Nobar ituuuu nonton bareng. Bareng keluarga. Bareng teman. Bareng suami/istri. Diajak, maupun mengajak. Gratis, maupun berbayar.
Nobar bagi saya, bukan karena haus hiburan. Walau 2 tahun di awal pernikahan, rumah tangga saya tanpa TV. Walau sudah 5 tahun terakhir ini, juga kembali tanpa TV. Tenang terasa hidup ini, seiring ketiadaannya.
#Hahaha, baru 7 tahun tanpa TV saja sudah bersyukur banget. Apalagi yang sudah beberapa dekade yak!
Nobar bagi saya, karena kebersamaannya. Sama ide, sama tujuan. Plus ramean, keroyokan, heboh, seru, dan pastinya asyik. Apalagi karena saya tahu, film yang dipilih untuk ditonton pasti juga sudah sesuai dengan visi dan misi grup atau komunitas yang saya ikuti. Dan saya, akhirnya merasa aman karenanya. Dengan was-wes-wos pengantar dan promosinya, ngepas pula dengan psikologis komunitas, jadilah.
Beberapa tahun yang lalu, saya nonton bareng sesama guru, "Lasykar Pelangi". Dengan ebook yang saya baca, wah jauh. Iya jauh. Karena kalau membaca kan imajinasinya terserah kita. Sesuai dengan keluasan pengalaman & jelajah khayal kita. Sementara kalau di film, imajinasi kita diarahkan produsernya (maaf kalau saya salah).
Pernah juga bersama siswa, nobar film "Ketika Mas Gagah Pergi". Bergabung di TKP, barengan dengan siswa dari berbagai sekolah lain.
Atau, pernah diajakin anak-anak gadis saya nobar film "Surga yang Tak Dirindu". Yang ini mah nontonnya nurutin emaknya. Bisa dipause berkali-kali, karena nobarnya di HP. Hahaha. Pake berdesakan lagi. Kenapa gak makai ipad saya saja ya waktu itu? Gak kepikir sama sekali. Ya sudahlah, sudah terlanjur maksud saya. Yang penting hepi. #tepuk jidat.
Atau pernah, saya nobar bersama suami. Dengan rasa bersalah, meminta ijin pada anak-anak karena hendak meninggalkan mereka malam hari demi nonton "Ainun". Sekali lagi, dengan rasa bersalah. Karena kami untuk hal yang satu ini, bukan (belum) type penikmat both time. Maunya gerudukan weee, sama anak-anak.
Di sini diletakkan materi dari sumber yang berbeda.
+            const uint32_t y = lds32c(a);
+            const float y0 = __uint_as_float(y << 16), y1 = __uint_as_float(y & 0xffff0000u);
+            const float dz0 = (y0 * sc.x + sh.x > 0.f) ? d0 : 0.f;
+            const float dz1 = (y1 * sc.y + sh.y > 0.f) ? d1 : 0.f;
+            ps[2 * j] += dz0;
+            ps[2 * j + 1] += dz1;
+            pq[2 * j] += dz0 * (y0 - mean.x);
+            pq[2 * j + 1] += dz1 * (y1 - mean.y);
+          }
+        }
+        sts32c(a, o);
+      }
+    }
+    fence_proxy_async();
+    bar_named(1 + wg, 128);
+    if (leader) {
+      tma_store_4d(&tmD, out, 0, w0, h0, n0);
+      tma_store_commit();
+    }
+  }
+  if (leader) tma_store_wait_read<0>();
+  if (EPI != kPlain) {
+#pragma unroll
+    for (int k = 0; k < 16; ++k) {
+#pragma unroll
+      for (int o = 4; o < 32; o <<= 1) {
+        ps[k] += __shfl_xor_sync(0xffffffffu, ps[k], o);
+        pq[k] += __shfl_xor_sync(0xffffffffu, pq[k], o);
+      }
+    }
+    bar_named(3, 256);
+    float2* scr = reinterpret_cast<float2*>(sW);
+    if (sw == 0) {
+#pragma unroll
+      for (int j = 0; j < 8; ++j) {
+        scr[warp * 64 + 8 * j + 2 * q] = make_float2(ps[2 * j], pq[2 * j]);
+        scr[warp * 64 + 8 * j + 2 * q + 1] = make_float2(ps[2 * j + 1], pq[2 * j + 1]);
+      }
+    }
+    bar_named(3, 256);
+    if (ct < 64) {
+      float a = 0.f, b = 0.f;
+      for (int w = 0; w < 8; ++w) {
+        const float2 v = scr[w * 64 + ct];
+        a += v.x;
+        b += v.y;
+      }
+      if (EPI == kBnr) b *= __ldg(p.bnp + 64 + ct);
+      atomicAdd(p.sums + ct, a);
+      atomicAdd(p.sums + 64 + ct, b);
+    }
+  }
+}
+
+template <int EPI>
+cudaError_t launch_conv3x3(const cudaLaunchConfig_t& cfg, const CUtensorMap& tmX, const CUtensorMap& tmW,
+                           const CUtensorMap& tmY, const CUtensorMap& tmD, const Conv3x3Params& p) {
+  const cudaError_t e =
+      cudaFuncSetAttribute(conv3x3_kernel<EPI>, cudaFuncAttributeMaxDynamicSharedMemorySize, kCSmem);
+  if (e != cudaSuccess) return e;
+  return cudaLaunchKernelEx(&cfg, conv3x3_kernel<EPI>, tmX, tmW, tmY, tmD, p);
+}
+
+bool al16c(const void* ptr) { return (reinterpret_cast<uintptr_t>(ptr) & 15) == 0; }
+
+}
+
+static_assert(1024 + kCCtrl + kWBytes + 2 * kOutBytes + kCStages * kHaloBytes <= kCSmem, "shared memory");
+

Nobar bagi saya, karena momentnya. Kali ini sedang hangat kebangkitan umat. Film bernuansa Islami mulai bangkit. Dan butuh dukungan dari berbagai pihak. Dan saya, ingin film-film beginian tetap hidup. Sebagai alternatif hiburan bagi yang memang suka. Kesannya, saya kayak pahlawan ya. Klasik. Biarlah. Burung saja ikut memadamkan api dengan siraman air dari paruhnya, saat kobaran api membakar Nabi Ibrahim a.s. Ketika ditertawakan, dia berucap,
"Memang air yang kubawa dengan paruh kecilku ini, tak akan mampu memadamkan api itu. Tapi usahaku ini sudah menunjukkan, di pihak mana aku berada."
Nobar bagi saya, karena keterikatan. Keterikatan secara psikologis, dengan komunitas. Yang saya ikuti baru-baru ini, adalah komunitas Bandaya. Banten Berdaya. Suatu komunitas yang dari oleh, dan untuk kita. Agar kita benar-benar berdaya secara ekonomi di provinsi, dan negeri sendiri. Dari urusan pelayanan jasa & barang. Dari perlengkapan kantor dan urusan lidah, sang juragannya ada di situ. Bukankah berniaga adalah sunnah Rasulullah SAW? Saya memang belum bisa sefokus mereka. Namun dengan bergaul bersama mereka, mudah-mudahan membuat saya terperciki wanginya. Minimal, kalau butuh apa-apa tidak lagi lari ke asing dan aseng. Karena sudah banyak saudara saya di sini.